* WORKING DATA
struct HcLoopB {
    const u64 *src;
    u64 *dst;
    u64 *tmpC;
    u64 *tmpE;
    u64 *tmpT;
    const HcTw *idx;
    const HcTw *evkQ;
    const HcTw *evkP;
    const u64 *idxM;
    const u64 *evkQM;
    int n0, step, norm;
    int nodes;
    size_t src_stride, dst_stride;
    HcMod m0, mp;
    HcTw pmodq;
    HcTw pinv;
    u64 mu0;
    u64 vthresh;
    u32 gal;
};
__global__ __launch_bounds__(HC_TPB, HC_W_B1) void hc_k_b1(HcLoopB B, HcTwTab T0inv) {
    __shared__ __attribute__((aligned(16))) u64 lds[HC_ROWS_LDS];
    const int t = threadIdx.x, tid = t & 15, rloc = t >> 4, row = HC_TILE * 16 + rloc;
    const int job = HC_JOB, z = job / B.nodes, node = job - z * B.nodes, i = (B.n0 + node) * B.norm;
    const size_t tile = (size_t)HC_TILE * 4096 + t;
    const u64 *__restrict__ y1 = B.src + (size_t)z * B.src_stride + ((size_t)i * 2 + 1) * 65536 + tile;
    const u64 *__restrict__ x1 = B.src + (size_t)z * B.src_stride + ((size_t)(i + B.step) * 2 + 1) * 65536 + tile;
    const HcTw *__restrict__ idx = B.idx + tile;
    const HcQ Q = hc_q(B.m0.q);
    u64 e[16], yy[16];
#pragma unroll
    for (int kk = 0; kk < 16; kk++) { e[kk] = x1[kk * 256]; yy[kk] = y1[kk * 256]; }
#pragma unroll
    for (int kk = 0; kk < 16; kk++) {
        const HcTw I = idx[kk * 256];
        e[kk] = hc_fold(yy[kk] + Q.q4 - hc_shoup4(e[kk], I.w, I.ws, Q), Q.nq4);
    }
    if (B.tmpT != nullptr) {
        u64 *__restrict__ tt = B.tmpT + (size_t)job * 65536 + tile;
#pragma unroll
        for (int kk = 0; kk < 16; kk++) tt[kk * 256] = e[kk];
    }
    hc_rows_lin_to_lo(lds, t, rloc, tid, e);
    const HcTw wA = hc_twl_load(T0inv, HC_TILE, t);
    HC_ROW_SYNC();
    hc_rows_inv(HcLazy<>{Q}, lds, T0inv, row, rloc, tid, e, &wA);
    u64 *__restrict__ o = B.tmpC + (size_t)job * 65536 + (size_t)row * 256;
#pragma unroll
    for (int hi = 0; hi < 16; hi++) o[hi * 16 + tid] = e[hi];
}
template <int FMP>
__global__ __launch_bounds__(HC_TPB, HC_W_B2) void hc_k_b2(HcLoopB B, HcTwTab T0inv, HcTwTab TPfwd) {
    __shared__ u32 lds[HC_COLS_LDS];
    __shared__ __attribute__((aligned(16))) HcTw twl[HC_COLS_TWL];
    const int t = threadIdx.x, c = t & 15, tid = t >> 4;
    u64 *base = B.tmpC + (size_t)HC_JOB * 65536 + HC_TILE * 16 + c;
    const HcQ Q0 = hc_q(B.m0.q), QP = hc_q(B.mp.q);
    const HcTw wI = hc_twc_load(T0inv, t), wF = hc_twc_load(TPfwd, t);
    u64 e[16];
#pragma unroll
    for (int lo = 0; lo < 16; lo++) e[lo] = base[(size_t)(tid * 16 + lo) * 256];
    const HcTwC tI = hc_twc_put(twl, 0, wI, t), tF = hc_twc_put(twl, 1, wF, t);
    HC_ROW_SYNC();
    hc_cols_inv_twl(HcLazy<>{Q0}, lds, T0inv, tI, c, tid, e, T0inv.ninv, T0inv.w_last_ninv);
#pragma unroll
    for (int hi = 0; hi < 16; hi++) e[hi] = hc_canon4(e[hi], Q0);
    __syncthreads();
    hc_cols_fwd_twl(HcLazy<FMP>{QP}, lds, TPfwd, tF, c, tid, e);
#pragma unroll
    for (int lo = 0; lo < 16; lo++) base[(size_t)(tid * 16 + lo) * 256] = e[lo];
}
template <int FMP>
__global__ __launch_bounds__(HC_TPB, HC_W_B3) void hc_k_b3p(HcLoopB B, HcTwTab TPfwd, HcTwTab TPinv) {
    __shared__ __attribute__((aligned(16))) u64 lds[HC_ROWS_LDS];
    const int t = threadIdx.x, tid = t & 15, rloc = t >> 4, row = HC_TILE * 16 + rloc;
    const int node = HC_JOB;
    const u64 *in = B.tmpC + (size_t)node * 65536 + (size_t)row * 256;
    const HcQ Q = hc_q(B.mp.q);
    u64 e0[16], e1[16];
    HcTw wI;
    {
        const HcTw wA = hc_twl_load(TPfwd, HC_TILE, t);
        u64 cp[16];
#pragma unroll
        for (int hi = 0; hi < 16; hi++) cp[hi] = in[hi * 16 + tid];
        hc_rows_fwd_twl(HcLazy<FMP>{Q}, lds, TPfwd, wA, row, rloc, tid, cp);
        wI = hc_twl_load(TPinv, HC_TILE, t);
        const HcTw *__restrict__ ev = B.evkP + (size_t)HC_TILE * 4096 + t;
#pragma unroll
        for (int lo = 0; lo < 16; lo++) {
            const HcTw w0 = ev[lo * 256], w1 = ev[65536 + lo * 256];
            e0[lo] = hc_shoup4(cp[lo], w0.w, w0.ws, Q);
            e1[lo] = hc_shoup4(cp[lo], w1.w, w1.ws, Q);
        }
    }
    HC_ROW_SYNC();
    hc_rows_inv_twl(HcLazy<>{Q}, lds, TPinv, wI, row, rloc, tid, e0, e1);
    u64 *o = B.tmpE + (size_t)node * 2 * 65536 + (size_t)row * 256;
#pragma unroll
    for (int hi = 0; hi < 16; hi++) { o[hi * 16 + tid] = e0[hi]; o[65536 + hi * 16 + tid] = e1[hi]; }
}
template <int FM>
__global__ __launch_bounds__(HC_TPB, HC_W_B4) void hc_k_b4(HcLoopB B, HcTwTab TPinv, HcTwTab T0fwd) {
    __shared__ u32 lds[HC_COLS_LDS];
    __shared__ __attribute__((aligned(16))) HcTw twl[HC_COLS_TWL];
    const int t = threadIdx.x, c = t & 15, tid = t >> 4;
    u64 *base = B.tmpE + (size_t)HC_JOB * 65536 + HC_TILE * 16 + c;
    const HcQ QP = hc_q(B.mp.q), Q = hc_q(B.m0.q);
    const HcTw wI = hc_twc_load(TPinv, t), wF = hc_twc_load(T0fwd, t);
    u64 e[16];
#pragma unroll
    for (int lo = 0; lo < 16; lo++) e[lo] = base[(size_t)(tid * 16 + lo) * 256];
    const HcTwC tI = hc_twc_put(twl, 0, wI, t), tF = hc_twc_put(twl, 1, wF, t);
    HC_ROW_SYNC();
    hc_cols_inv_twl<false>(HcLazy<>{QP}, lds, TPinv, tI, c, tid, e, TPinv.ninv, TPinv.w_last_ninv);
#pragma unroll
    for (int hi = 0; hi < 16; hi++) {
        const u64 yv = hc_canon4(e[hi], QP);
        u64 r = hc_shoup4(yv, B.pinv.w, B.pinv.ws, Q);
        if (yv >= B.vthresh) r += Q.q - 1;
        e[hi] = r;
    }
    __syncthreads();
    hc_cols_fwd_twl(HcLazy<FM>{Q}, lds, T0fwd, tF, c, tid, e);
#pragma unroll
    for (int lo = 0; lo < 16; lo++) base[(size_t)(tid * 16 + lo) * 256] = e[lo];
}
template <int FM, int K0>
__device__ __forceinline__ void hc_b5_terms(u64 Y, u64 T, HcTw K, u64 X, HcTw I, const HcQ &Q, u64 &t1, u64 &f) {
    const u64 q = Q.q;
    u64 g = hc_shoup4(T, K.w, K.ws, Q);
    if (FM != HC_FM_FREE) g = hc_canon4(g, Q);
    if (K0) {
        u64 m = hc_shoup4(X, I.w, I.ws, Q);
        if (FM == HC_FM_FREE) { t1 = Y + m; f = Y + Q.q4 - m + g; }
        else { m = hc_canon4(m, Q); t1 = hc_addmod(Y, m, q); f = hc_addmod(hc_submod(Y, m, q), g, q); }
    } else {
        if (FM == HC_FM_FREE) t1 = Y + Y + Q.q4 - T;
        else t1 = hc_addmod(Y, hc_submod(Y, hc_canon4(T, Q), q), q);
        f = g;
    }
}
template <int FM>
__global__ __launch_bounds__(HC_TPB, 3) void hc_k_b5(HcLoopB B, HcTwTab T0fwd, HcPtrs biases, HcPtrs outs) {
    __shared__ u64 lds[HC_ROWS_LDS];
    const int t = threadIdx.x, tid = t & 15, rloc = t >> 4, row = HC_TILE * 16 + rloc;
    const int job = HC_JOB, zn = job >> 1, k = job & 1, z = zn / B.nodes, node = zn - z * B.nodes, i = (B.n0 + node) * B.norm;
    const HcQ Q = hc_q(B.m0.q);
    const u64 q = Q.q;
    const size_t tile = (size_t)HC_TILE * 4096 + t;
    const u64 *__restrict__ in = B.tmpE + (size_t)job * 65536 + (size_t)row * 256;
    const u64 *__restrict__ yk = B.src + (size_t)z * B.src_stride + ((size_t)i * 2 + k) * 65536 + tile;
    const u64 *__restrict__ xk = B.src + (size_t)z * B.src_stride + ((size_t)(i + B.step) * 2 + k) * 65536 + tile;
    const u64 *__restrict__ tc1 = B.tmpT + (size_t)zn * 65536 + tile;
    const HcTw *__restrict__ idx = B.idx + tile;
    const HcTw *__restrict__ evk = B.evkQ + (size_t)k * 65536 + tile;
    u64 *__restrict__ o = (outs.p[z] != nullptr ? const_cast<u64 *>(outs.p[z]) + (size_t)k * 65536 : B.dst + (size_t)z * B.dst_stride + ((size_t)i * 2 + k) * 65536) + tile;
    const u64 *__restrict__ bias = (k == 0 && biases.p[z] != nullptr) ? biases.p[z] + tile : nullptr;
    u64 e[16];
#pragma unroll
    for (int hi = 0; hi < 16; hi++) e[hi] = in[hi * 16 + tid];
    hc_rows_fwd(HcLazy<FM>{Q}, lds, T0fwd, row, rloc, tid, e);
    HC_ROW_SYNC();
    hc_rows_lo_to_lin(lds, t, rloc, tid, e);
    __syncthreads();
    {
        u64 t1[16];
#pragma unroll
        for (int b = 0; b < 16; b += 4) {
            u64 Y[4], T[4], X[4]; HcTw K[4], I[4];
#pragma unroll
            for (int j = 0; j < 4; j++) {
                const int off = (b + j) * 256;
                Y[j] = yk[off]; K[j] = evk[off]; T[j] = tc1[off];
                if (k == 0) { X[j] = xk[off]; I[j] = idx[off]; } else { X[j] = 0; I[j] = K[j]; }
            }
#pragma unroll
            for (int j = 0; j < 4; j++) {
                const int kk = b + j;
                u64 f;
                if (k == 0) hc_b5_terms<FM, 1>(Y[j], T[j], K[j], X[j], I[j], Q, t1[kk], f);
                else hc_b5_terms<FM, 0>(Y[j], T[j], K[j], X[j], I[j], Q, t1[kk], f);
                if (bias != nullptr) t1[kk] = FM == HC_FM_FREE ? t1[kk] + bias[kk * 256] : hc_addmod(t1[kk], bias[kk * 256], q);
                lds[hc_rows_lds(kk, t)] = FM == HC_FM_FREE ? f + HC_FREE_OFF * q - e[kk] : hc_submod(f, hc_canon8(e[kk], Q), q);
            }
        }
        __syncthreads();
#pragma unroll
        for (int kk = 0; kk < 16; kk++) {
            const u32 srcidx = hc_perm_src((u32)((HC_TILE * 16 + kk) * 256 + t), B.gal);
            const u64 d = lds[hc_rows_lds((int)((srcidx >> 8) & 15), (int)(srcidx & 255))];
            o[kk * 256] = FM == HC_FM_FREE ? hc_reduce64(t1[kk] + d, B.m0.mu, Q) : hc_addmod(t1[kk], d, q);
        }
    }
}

* TASK BRIEF
Scan the material above for the string "else" and report each line where you find it.

* ANSWER TO THE EXERCISE
        else { m = hc_canon4(m, Q); t1 = hc_addmod(Y, m, q); f = hc_addmod(hc_submod(Y, m, q), g, q); }
    } else {
        else t1 = hc_addmod(Y, hc_submod(Y, hc_canon4(T, Q), q), q);
                if (k == 0) { X[j] = xk[off]; I[j] = idx[off]; } else { X[j] = 0; I[j] = K[j]; }
                else hc_b5_terms<FM, 0>(Y[j], T[j], K[j], X[j], I[j], Q, t1[kk], f);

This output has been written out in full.